Plankton are diverse microscopic organisms that drift in oceans, seas, and freshwater bodies. These tiny life forms cannot swim against currents, moving wherever the water takes them. Despite their small size, plankton exist in immense numbers, forming a fundamental and pervasive presence across nearly all aquatic environments on Earth, found from the surface waters down to considerable depths.

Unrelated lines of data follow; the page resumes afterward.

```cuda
int mdb_conv2d_wgrad_bias_f32(const float* dy, const float* x, const float* rowscale, float* dw_packed, float* db, int B, int H,
                              int W, int Cin, int Cout, int kh, int kw, int stride, int pad, int accumulate, void* stream_) {
    ConvGeom g{B, H, W, Cin, Cout, kh, kw, stride, pad, (H + 2 * pad - kh) / stride + 1, (W + 2 * pad - kw) / stride + 1};
    int rc = check_geom(g);
    if (rc) return rc;
    if (!dy || !x || !dw_packed) return MDB_EINVAL;
    cudaStream_t stream = static_cast<cudaStream_t>(stream_);
    if (kh == 1 && stride == 1 && pad == 0) {
        W = B * H * W; H = 1; B = 1;
        g = ConvGeom{B, H, W, Cin, Cout, kh, kw, stride, pad, H, W};
    }
    const int taps = kh * kw;
    if (!accumulate) {
        cudaError_t e = cudaMemsetAsync(dw_packed, 0, sizeof(float) * (size_t)taps * Cout * Cin, stream);
        if (e != cudaSuccess) return (int)e;
    }
    if (db) {
        rc = mdb_colsum_f32(dy, db, (long long)B * g.Ho * g.Wo, Cout, accumulate, stream_);
        if (rc) return rc;
    }
    TcParams p;
    memset(&p, 0, sizeof(p));
    pick_tile(g.Wo, g.Ho, 32, &p.rtw, &p.rth);
    p.rtiles_x = (g.Wo + p.rtw - 1) / p.rtw;
    p.rtiles_y = (g.Ho + p.rth - 1) / p.rth;
    p.n_img = B;
    const int total_red = B * p.rtiles_x * p.rtiles_y;
    const int bn = 128;
    const int tiles = ((Cout + BM - 1) / BM) * ((Cin + bn - 1) / bn) * taps;
    const int sms = num_sms();
    int big = (2 * sms + tiles - 1) / tiles, small = sms / tiles;
    if (big > total_red / 24) big = total_red / 24;
    if (small > total_red / 8) small = total_red / 8;
    int splits = big > small ? big : small;
    if (splits < 1 || mdb_get_deterministic()) splits = 1;
    p.red_per_split = (total_red + splits - 1) / splits;
    splits = (total_red + p.red_per_split - 1) / p.red_per_split;
    p.w_sy = p.w_sx = stride;
    p.wg_taps = taps; p.wg_kw = kw; p.wg_pad = pad;
    p.Mo_rows = Cout; p.No = Cin; p.ldo = Cin; p.relu = 0; p.atomic_out = 1;
    p.bias = nullptr; p.residual = nullptr; p.relu_mask = nullptr; p.rowscale = rowscale;
    p.out = dw_packed;

    CUtensorMap ma, mb;
    {
        uint64_t dims[4] = {(uint64_t)Cout, (uint64_t)g.Wo, (uint64_t)g.Ho, (uint64_t)B};
        uint64_t str[4] = {1, (uint64_t)Cout, (uint64_t)g.Wo * Cout, (uint64_t)g.Ho * g.Wo * Cout};
        uint32_t box[4] = {32, (uint32_t)p.rtw, (uint32_t)p.rth, 1};
        rc = make_map(&ma, dy, 4, dims, str, box, nullptr);
        if (rc) return rc;
    }
    {
        uint64_t dims[4] = {(uint64_t)Cin, (uint64_t)W, (uint64_t)H, (uint64_t)B};
        uint64_t str[4] = {1, (uint64_t)Cin, (uint64_t)W * Cin, (uint64_t)H * W * Cin};
        uint32_t box[4] = {32, (uint32_t)(p.rtw * stride), (uint32_t)(p.rth * stride), 1};
        uint32_t es[4] = {1, (uint32_t)stride, (uint32_t)stride, 1};
        rc = make_map(&mb, x, 4, dims, str, box, es);
        if (rc) return rc;
    }
    CUtensorMap mo, mr;
    memset(&mo, 0, sizeof(mo));
    memset(&mr, 0, sizeof(mr));
    dim3 grid((Cin + bn - 1) / bn, (Cout + BM - 1) / BM, taps * splits);
    rc = g_precision == 2 ? launch_tc<128, 4, 1, true, 2>(ma, mb, mo, mr, p, grid, stream)
         : g_precision == 1 ? launch_tc<128, 4, 1, true, 1>(ma, mb, mo, mr, p, grid, stream)
                            : launch_tc<128, 5, 1, true, 0>(ma, mb, mo, mr, p, grid, stream);
    if (rc) return rc;
    return 0;
}

}
```

### monodetr_b200/csrc/tc_common.cuh

```cuda
#pragma once
#include <cuda.h>
#include <cuda_runtime.h>
#include <stdint.h>

namespace mdb {

__device__ __forceinline__ uint32_t smem_u32(const void* p) {
    return static_cast<uint32_t>(__cvta_generic_to_shared(p));
}

__device__ __forceinline__ bool elect_one() {
    uint32_t pred = 0;
    asm volatile(
        "{\n\t.reg .b32 rx;\n\t.reg .pred px;\n\t"
        "elect.sync rx|px, 0xffffffff;\n\t"
        "selp.b32 %0, 1, 0, px;\n\t}"
        : "=r"(pred));
    return pred != 0;
}
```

They play an important role in aquatic ecosystems globally.
What Plankton Consume
Plankton exhibit diverse feeding strategies. Phytoplankton, which are plant-like, are autotrophs; they produce their own food through photosynthesis. This process involves capturing energy from sunlight and converting carbon dioxide and dissolved inorganic nutrients, such as nitrates, phosphates, and silicates, into organic matter. This makes phytoplankton the primary producers in most aquatic food webs, similar to plants on land.
In contrast, zooplankton are animal-like and heterotrophs, meaning they must consume other organisms or organic material for energy. Many zooplankton species graze directly on phytoplankton. Other zooplankton are carnivorous, preying on smaller zooplankton or the larvae of other marine animals. Some zooplankton are omnivores, consuming a mixed diet of both phytoplankton and detritus, which is dead organic matter sinking through the water column.
Organisms That Feed on Plankton
Plankton form the foundational layer of the aquatic food web, providing sustenance for many organisms. Small crustaceans, such as copepods and krill, feed directly on phytoplankton and smaller zooplankton. These small plankton-eaters, in turn, become a food source for larger animals. Larval fish and juvenile stages of many marine invertebrates rely heavily on plankton for their initial growth and development.
Moving up the food chain, larger filter-feeding organisms have evolved specialized mechanisms to consume plankton. Baleen whales, like blue whales and humpbacks, are examples, sifting plankton from large volumes of seawater using their baleen plates. Manta rays and whale sharks also employ filter-feeding strategies, swimming with open mouths to strain plankton and small fish from the water. Various bivalves, including clams, mussels, and oysters, are stationary filter feeders that draw water through their bodies to extract plankton and other suspended organic particles.
Plankton’s Wider Ecological Significance
Beyond their role as a food source, plankton contribute to global ecological processes. Phytoplankton, through photosynthesis, produce a substantial portion of Earth’s atmospheric oxygen. Estimates suggest they generate between 50% and 80% of the planet’s oxygen, making them comparable to terrestrial forests in their oxygen output. Their health and abundance are directly linked to the air we breathe.
Plankton also play a central role in the global carbon cycle. During photosynthesis, phytoplankton absorb carbon dioxide from the atmosphere and dissolved in ocean waters. When plankton die, their organic matter, including absorbed carbon, sinks to the ocean floor, effectively sequestering carbon in marine sediments. This process helps regulate Earth’s climate by removing carbon dioxide, a major greenhouse gas, from circulation. Plankton also facilitate nutrient cycling, moving dissolved nutrients from surface waters into the food web and transporting them vertically through the water column as they sink or are consumed.
Environmental Influences on Plankton
Plankton populations are sensitive to environmental factors, and changes can have widespread effects on aquatic ecosystems. Ocean temperature is a primary influence, as many plankton species have specific temperature ranges. Rising ocean temperatures can alter plankton distribution, shift species composition, and impact their metabolic rates and reproductive cycles. Ocean acidification, resulting from increased absorption of atmospheric carbon dioxide by seawater, reduces ocean pH. This can impair shell-forming plankton, like coccolithophores, from building their calcium carbonate shells.
Nutrient availability also influences plankton growth and abundance. Upwelling, where deep, nutrient-rich water rises to the surface, often leads to large plankton blooms. Conversely, nutrient depletion can limit plankton populations. Pollution, including plastic microparticles and chemical contaminants, poses a threat by directly harming plankton or disrupting their physiological processes. These environmental stressors affect plankton health, distribution, and numbers, impacting the aquatic food web.